## Problem statement
Retype, word for word, every line from the one holding "constexpr int RED_WAVES = 16;" through the one holding "constexpr int RED_STAMP_SLOTS = 8;" in the entries below, both included, and only those lines.
----- Data for analysis -----
struct ReduceArgs {
    const float *slabs;
    const int32_t *cnts;
    float *G;
    int32_t *n_k;
    float *nk_f;
    float *W;
    const float *scale;
    int32_t nblk, n_vf;
    float alpha;
    uint32_t apply;
    int32_t nk_floor;
    const int32_t *option_id;
    int32_t *hist, *hist_zero, *perm;
    int32_t n, nrow;
    const float4 *outrec;
    const float4 *qalt;
    int32_t *invperm;
    float *x, *y, *vx, *vy, *reward;
    int32_t *option_id_out, *opt_steps, *ep_steps;
    uint8_t *action, *done;
    float *qcache;
    int32_t sort;
    const int32_t *fail_flag;
    const uint8_t *c_events, *c_prev;
    const int32_t *c_evlen, *c_count;
    int32_t *c_rows;
    uint32_t c_bits;
    int32_t c_L, c_ring_len;
#ifdef SCG_REDUCE_STAMPS
    unsigned long long *stamps;
#endif
};

constexpr int SEG = 16;
constexpr int RED_WAVES = 16;
constexpr int RED_THREADS = 64 * RED_WAVES;
constexpr int RED_SPW = 2;
constexpr int RED_COLS = NACT * NF / 4;
constexpr int RED_NCOL = (RED_COLS + 63) / 64;
constexpr int RED_STAMP_SLOTS = 8;

__device__ __forceinline__ void commit_and_place_row(const ReduceArgs &R, int row, int wv, int lane, int (*s_x)[40]) {
    int zoff = 0;
    asm volatile("" : "+v"(zoff));
    const int step_failed = R.fail_flag[zoff];
    const bool act = wv < 4 && row < R.nrow;
    const int e = row * 256 + wv * 64 + lane;
    const bool ok = act && e < R.n;
    const int pos_old = ok ? R.invperm[e] : 0;
    int tot[NKEY], pre[NKEY];
#pragma unroll
    for (int k = 0; k < NKEY; ++k) { tot[k] = 0; pre[k] = 0; }
    if (act && R.sort) {
        for (int r = wv * 64 + lane; r < R.nrow; r += 256) {
#pragma unroll
            for (int k = 0; k < NKEY; ++k) {
                const int h = R.hist[r * HSTRIDE + k];
                tot[k] += h;
                if (r < row) pre[k] += h;
            }
        }
    }
    float4 ra = make_float4(0.0f, 0.0f, 0.0f, 0.0f), rb = ra, rq = ra;
    float q4 = 0.0f;
    if (ok) {
        const float4 *r = R.outrec + (size_t)pos_old * OREC;
        const float4 r3 = r[3];
        ra = r[0]; rb = r[1]; rq = r[2]; q4 = r3.x;
        if (__float_as_uint(r3.y) == OREC_DECLINED) {
            rq = R.qalt[(size_t)pos_old * 2]; q4 = R.qalt[(size_t)pos_old * 2 + 1].x;
            rb.y = __uint_as_float(__float_as_uint(rb.y) | 0x01000000u);
        }
    }
    int key = -1;
    uint64_t km[NKEY];
    if (act) {
        if (R.sort) {
#pragma unroll
            for (int k = 0; k < NKEY; ++k) {
#pragma unroll
                for (int m = 1; m < 64; m <<= 1) { tot[k] += __shfl_xor(tot[k], m, 64); pre[k] += __shfl_xor(pre[k], m, 64); }
            }
        }
        const unsigned bits = __float_as_uint(rb.y);
        if (ok && !step_failed) {
            const int on = (int)((bits >> 16) & 255u);
            const bool declined = (bits >> 24) & 1u;
            const int oid = declined ? -on : (on ? on : -(int)((bits >> 28) & 7u));
            key = sort_key(oid, R.n_vf);
            R.x[e] = ra.x; R.y[e] = ra.y; R.vx[e] = ra.z; R.vy[e] = ra.w;
            R.reward[e] = rb.x; R.action[e] = (uint8_t)(bits & 255u); R.done[e] = (uint8_t)((bits >> 8) & 255u);
            R.option_id_out[e] = oid; R.opt_steps[e] = __float_as_int(rb.z); R.ep_steps[e] = __float_as_int(rb.w);
            if (R.qcache) {
                const size_t n = (size_t)R.n;
                R.qcache[e] = rq.x; R.qcache[n + e] = rq.y; R.qcache[2 * n + e] = rq.z;
                R.qcache[3 * n + e] = rq.w; R.qcache[4 * n + e] = q4;
            }
        }
        if (R.sort) {
#pragma unroll
            for (int k = 0; k < NKEY; ++k) km[k] = __ballot(key == k);
            if (lane < 3 * NKEY) {
                int v = 0;
#pragma unroll
                for (int k = 0; k < NKEY; ++k) {
                    if (lane == k) v = tot[k];
                    if (lane == NKEY + k) v = pre[k];
                    if (lane == 2 * NKEY + k) v = __popcll(km[k]);
                }
                s_x[wv][lane] = v;
            }
        }
    }
    if (R.c_rows && act) {
        bool in;
        int v = collect_v(e, R.n, R.c_events, R.c_prev, R.c_bits, R.c_evlen, R.c_ring_len, R.c_L, in);
#pragma unroll
        for (int m = 1; m < 64; m <<= 1) v += __shfl_xor(v, m, 64);
        if (lane == 0) s_x[wv][3 * NKEY] = v;
    }
    if (!R.sort && !R.c_rows) return;
    __syncthreads();
    if (R.c_rows && wv == 0 && lane == 0 && row < R.nrow) {
        R.c_rows[row] = s_x[0][3 * NKEY] + s_x[1][3 * NKEY] + s_x[2][3 * NKEY] + s_x[3][3 * NKEY];
        if (row == 0) R.c_rows[R.nrow] = *R.c_count;
    }
    if (!R.sort || !act) return;
    int off[NKEY];
#pragma unroll
    for (int k = 0; k < NKEY; ++k) {
        tot[k] = s_x[0][k] + s_x[1][k] + s_x[2][k] + s_x[3][k];
        off[k] = s_x[0][NKEY + k] + s_x[1][NKEY + k] + s_x[2][NKEY + k] + s_x[3][NKEY + k];
#pragma unroll
        for (int w = 0; w < 3; ++w) off[k] += w < wv ? s_x[w][2 * NKEY + k] : 0;
    }
    OrderLayout L;
    order_layout(tot, R.n, L);
    int rk = -1, st = 0;
#pragma unroll
    for (int k = 0; k < NKEY; ++k)
        if (key == k) { rk = off[k] + __popcll(km[k] & ((1ull << lane) - 1ull)); st = L.start[k]; }
    if (rk >= 0 && !step_failed) {
        const int pos = key == 0 ? order_pos0(L, rk) : order_posk(L, st, rk);
        R.perm[pos] = e; R.invperm[e] = pos;
    }
    if (wv == 0 && lane < HSTRIDE) R.hist_zero[row * HSTRIDE + lane] = 0;
}

__device__ __forceinline__ int lane_now() {
    int ln;
    asm volatile("v_mbcnt_lo_u32_b32 %0, -1, 0\n\tv_mbcnt_hi_u32_b32 %0, -1, %0" : "=v"(ln));
    return ln;
}

__device__ __forceinline__ int row_sum(int v) {
    v += __builtin_amdgcn_mov_dpp(v, 0xB1, 0xF, 0xF, true);
    v += __builtin_amdgcn_mov_dpp(v, 0x4E, 0xF, 0xF, true);
    v += __builtin_amdgcn_mov_dpp(v, 0x141, 0xF, 0xF, true);
    v += __builtin_amdgcn_mov_dpp(v, 0x140, 0xF, 0xF, true);
    return v;
}

#ifdef SCG_REDUCE_STAMPS
#define RED_STAMP(slot) do { \
        if (R.stamps && lane_now() == 0) \
            R.stamps[(size_t)__builtin_amdgcn_readfirstlane((int)(blockIdx.y * gridDim.x + blockIdx.x) * RED_STAMP_SLOTS + (slot))] = __builtin_amdgcn_s_memrealtime(); \
    } while (0)
#define RED_STAMP_DRAINED(slot) do { asm volatile("s_waitcnt vmcnt(0) lgkmcnt(0)" ::: "memory"); RED_STAMP(slot); } while (0)
#else
#define RED_STAMP(slot) do { } while (0)
#define RED_STAMP_DRAINED(slot) do { } while (0)
#endif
-----
## Result
constexpr int RED_WAVES = 16;
constexpr int RED_THREADS = 64 * RED_WAVES;
constexpr int RED_SPW = 2;
constexpr int RED_COLS = NACT * NF / 4;
constexpr int RED_NCOL = (RED_COLS + 63) / 64;
constexpr int RED_STAMP_SLOTS = 8;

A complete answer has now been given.